# Where do you get your chickens?



## BootedBantam (Aug 31, 2012)

I want to stay in the Bantam Family. I tried local, but no luck yet. The internet keeps showing overseas for Bantams. Any hatcheries in U.S. you recommend?


----------



## rob (Jun 20, 2012)

im in the u.k so cant help sorry.


----------



## TinyHouse (Aug 31, 2012)

I'd try My Pet Chicken: http://www.mypetchicken.com/catalog/Bantams-c46.aspx
or Murray McMurray: http://www.mcmurrayhatchery.com/bantams_chicks.html


----------



## BootedBantam (Aug 31, 2012)

Thank you, have been to the mypetchicken site, love it!! Waiting to place orders for chicks. (not ready yet) I talked to a local woman today, she has two black bantam hens 12 weeks. I pick them up on Tuesday. I do have a few local places to check out for babies, online seems cheaper. I still want to know where you get your chicks, word of mouth is always best!!


----------



## earlyt89 (Aug 2, 2012)

Carter's Legacy farms @ Carterslegacyfarms.com


----------



## Energyvet (Jul 25, 2012)

Meyers hatchery is also good. I've heard some stories about mypetchicken. Wrong breeds, dying the next day. Also shipping is pricey. Meyers wanted $40 to ship 4 chicks.


----------



## TinyHouse (Aug 31, 2012)

I got mine from a hatchery that brings their baby chicks to a local farm store for "Chick Days". I wasn't interested in bantams though so I don't even know if they had any. I specifically wanted Ameracaunas and Welsummers (which he had) and then picked one Black Star to round out to 6 babies. 

Good luck with your new little girls!


----------



## PNWGirl (Sep 1, 2012)

Craig's List. I found, several, of my birds from there and I know of local show breeders (in my area) that post birds that are not show quality there. They are still, amazing, birds but maybe the back is too long or they carry their wings a bit too low. Things that only a show person would notice but someone just wanting a pet could care less about.


----------



## Jeremysbrinkman (Jul 12, 2012)

Carter's Legacy Farms. They also have the booted bantams.

Or if you don't like that option

Craig's list


----------



## BootedBantam (Aug 31, 2012)

Thank you, keep them coming. The fair has come and gone, so I missed that, but love that option. Love the CL idea, that was the first place I checked.
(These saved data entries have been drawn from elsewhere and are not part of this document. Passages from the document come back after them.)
static sgpt_status attention_impl(sgpt_ctx* c, int32_t dtype, const void* q, const void* k, const void* v, int64_t ldq, int64_t ldvt,
                              void* out, int64_t ldo, const int32_t* seq_off, int32_t B, int32_t T, int32_t H, int32_t dh,
                              int32_t window, float scale, const float* alibi, int32_t max_alloc_len, int32_t out_fp8,
                              float out_scale, int32_t* range_flag, int32_t x3, int64_t qk_lo_delta, int64_t v_lo_delta,
                              int64_t ctx_lo_delta, int64_t ctx_hi2_delta, int32_t causal, const int32_t* seq_len, int32_t kv_group, const char* who, void* stream) {
    const std::string w = std::string(who) + ": ";
    if (causal != 0 && causal != 1) return fail(c, SGPT_ERR_INVALID, w + "causal 0 | 1");
    if (causal && seq_len) return fail(c, SGPT_ERR_INVALID, w + "seq_len belongs to the bidirectional mode (causal = 0)");
    if (!causal) {
        if (window != 0 || alibi != nullptr) return fail(c, SGPT_ERR_INVALID, w + "bidirectional attention takes no window and no ALiBi");
        if (out_fp8 || x3 || ctx_lo_delta != 0 || ctx_hi2_delta != 0)
            return fail(c, SGPT_ERR_INVALID, w + "out_fp8 and the split-precision modes are causal only");
        if (dtype != SGPT_F32 && dh != 64 && dh != 128) return fail(c, SGPT_ERR_INVALID, w + "16-bit bidirectional attention serves head_dim 64 | 128");
    }
    auto mis = [](const void* p, unsigned a) { return ((uintptr_t)p & (a - 1)) != 0; };
    if (!c || !q || !k || !v || !out || !seq_off || B <= 0 || T <= 0 || H <= 0 || window < 0 || !std::isfinite(scale))
        return fail(c, SGPT_ERR_INVALID, w + "bad arguments");
    const bool in16 = dtype == SGPT_BF16 || dtype == SGPT_F16;
    if (!in16 && dtype != SGPT_F32) return fail(c, SGPT_ERR_INVALID, w + "dtype SGPT_F32 | SGPT_BF16 | SGPT_F16");
    if (dh != 64 && dh != 128 && dh != 256) return fail(c, SGPT_ERR_INVALID, w + "head_dim 64, 128 or 256");
    if (T % 32) return fail(c, SGPT_ERR_INVALID, w + "T % 32 == 0");
    if (max_alloc_len <= 0 || max_alloc_len > 2048 || max_alloc_len % 2)
        return fail(c, SGPT_ERR_INVALID, w + "max_alloc_len even, in [2, 2048]");
    const long d = (long)H * dh;
    if (ldq < d || ldo < d) return fail(c, SGPT_ERR_INVALID, w + "ldq, ldo >= H * head_dim");
    const bool split_ctx = ctx_lo_delta != 0;
    if (!in16 && (out_fp8 || x3 || split_ctx || ctx_hi2_delta))
        return fail(c, SGPT_ERR_INVALID, w + "out_fp8 / x3 / split context are 16-bit modes");
    if (ctx_hi2_delta != 0 && !split_ctx) return fail(c, SGPT_ERR_INVALID, w + "ctx_hi2_delta needs ctx_lo_delta");
    if (out_fp8) {
        if (dtype != SGPT_BF16) return fail(c, SGPT_ERR_INVALID, w + "out_fp8 takes bf16 operands");
        if (x3 || split_ctx) return fail(c, SGPT_ERR_INVALID, w + "out_fp8 with a split-precision mode");
        if (!(out_scale > 0.f) || !std::isfinite(out_scale)) return fail(c, SGPT_ERR_INVALID, w + "out_scale > 0");
    }
    if (x3 && !attn_x3_supported(dh)) return fail(c, SGPT_ERR_INVALID, w + "x3 needs head_dim 64 | 128");
    if (x3 && (qk_lo_delta == 0 || v_lo_delta == 0)) return fail(c, SGPT_ERR_INVALID, w + "x3 needs non-zero lo deltas");
    if (in16) {
        if (mis(q, 16) || mis(k, 16) || mis(v, 4) || mis(out, 16))
            return fail(c, SGPT_ERR_INVALID, w + "16-byte aligned q / k / out, 4-byte aligned V^T");
        if (ldq % 8 || ldo % (out_fp8 ? 16 : 8) || qk_lo_delta % 8 || ctx_lo_delta % 8 || ctx_hi2_delta % 8 || ldvt % 2 || v_lo_delta % 2)
            return fail(c, SGPT_ERR_INVALID, w + "ldq, ldo, qk / ctx deltas % 8 (out_fp8: ldo % 16); ldvt, v_lo_delta even");
        if (ldvt < T) return fail(c, SGPT_ERR_INVALID, w + "ldvt >= T");
    } else if (mis(q, 16) || mis(k, 16) || mis(v, 16) || mis(out, 4) || ldq % 4) {
        return fail(c, SGPT_ERR_INVALID, w + "fp32 q / k / v 16-byte aligned, ldq % 4");
    }
    HIPC(c, hipSetDevice(c->device));
    AttnArgs at{};
    at.q = q; at.k = k; at.v = v; at.ctx = out; at.seq_off = seq_off;
    at.B = B; at.H = H; at.dh = dh; at.ldq = ldq; at.ldvt = ldvt; at.ldo = ldo;
    at.window = window; at.scale = scale; at.max_alloc_len = max_alloc_len; at.alibi = alibi;
    at.dtype = in16 ? dtype : SGPT_F32;
    at.out_fp8 = out_fp8 ? 1 : 0; at.out_scale = out_scale; at.range_flag = range_flag;
    at.x3 = x3 ? 1 : 0; at.qk_lo_delta = qk_lo_delta; at.v_lo_delta = v_lo_delta;
    at.ctx_lo_delta = ctx_lo_delta; at.ctx_hi2_delta = ctx_hi2_delta;
    at.noncausal = causal ? 0 : 1; at.seq_len = seq_len; at.kv_group = kv_group;
    if (in16) launch_attn_bf16(at, (hipStream_t)stream);
    else launch_attn_f32(at, (hipStream_t)stream);
    HIPC(c, hipGetLastError());
    return SGPT_OK;
}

After several phone calls, I did find a lady who has a Huge chicken farm and Bantams, plan to visit next week, she is 2 hrs away...Roadtrip! I do plan to get chicks in the spring. I think looking up the local 4H, I might be able to meet some chicken farmers. I also plan to see if any chicken shows are coming here. And ask.com gave me the best results for internet search.


----------



## Roslyn (Jun 21, 2012)

You can also try asking at the local feed store. Many times the employees are farmers or know some that may help you out. This is how I found some fertile eggs to put under a broody hen.


----------



## BootedBantam (Aug 31, 2012)

I like the idea of staying local. I called the local 4H and my state university. They have a class coming up on backyard chickens and winter in Idaho. $20 gets you a book, tips on the winter and chickens, and a meet and greet with local author. The university also had some great resources under agriculture. including poisonous plants. I scoured CL, but it is end of Labor Day here in Idaho and everyone except me is out in the mountains soaking up the last of the good weather and chicken season is over here. I am also going to try to get involved with chicken permits and the law. Turns out there are several people in my town that are trying to change the permit rules. Article read in local paper. I think going to class will be my best option. Thank you everyone for helping me down chicken road.


----------



## BootedBantam (Aug 31, 2012)

Feed stores are awesome, ours is huge. But it is the only one. My local feed store was cleaned out, just had sale for end of chicken season sale. I did not see a board or anything about local stuff. It looked for a ghost town in there except for the cute little buck who came out of nowhere to and carried my feed out. Another reason feed stores are fun! Cowboys go to feed stores!!


----------



## Energyvet (Jul 25, 2012)

. Looking is still free!


----------



## CackleHatchery (Jul 5, 2012)

We have several different Bantams. We will be hatching them in the springtime next year. If you are interested in looking the website is www.cacklehatchery.com


----------



## BootedBantam (Aug 31, 2012)

Thank you!


----------



## TajMaCluckCoop (Jul 13, 2012)

Another idea... Google bantam clubs, most of them also have breeder lists. Also search Facebook I'm finding various breeds, groups, show clubs now have a Facebook page.


----------



## kejmack (Sep 3, 2012)

I generally use Ideal since they are here in TX. They have excellent customer service and will replace any birds that die. I have also use Hoffman's in PA, Welp, McMurray, and Mt Healthy.


----------



## Diane (Jun 20, 2012)

I don't have bantams, but all mine came from MPC via Meyer, couldn't be happier with them and the service


----------



## molly2254 (Aug 20, 2012)

Does your local feed store order chicks? They may be able to help you. Craig's list farm and garden section has listings for chicks.


----------



## Tony-O (Jul 19, 2012)

Cackle Hatchery had always done me right and they have a nice selection of banties. Good stock in most of their standards too.


----------



## Energyvet (Jul 25, 2012)

Anyone have experience with Backyard chicken hatchery on line? There prices are amazing and you can order one chick.


----------



## chickencrazy (Sep 5, 2012)

BootedBantam said:


> I want to stay in the Bantam Family. I tried local, but no luck yet. The internet keeps showing overseas for Bantams. Any hatcheries in U.S. you recommend?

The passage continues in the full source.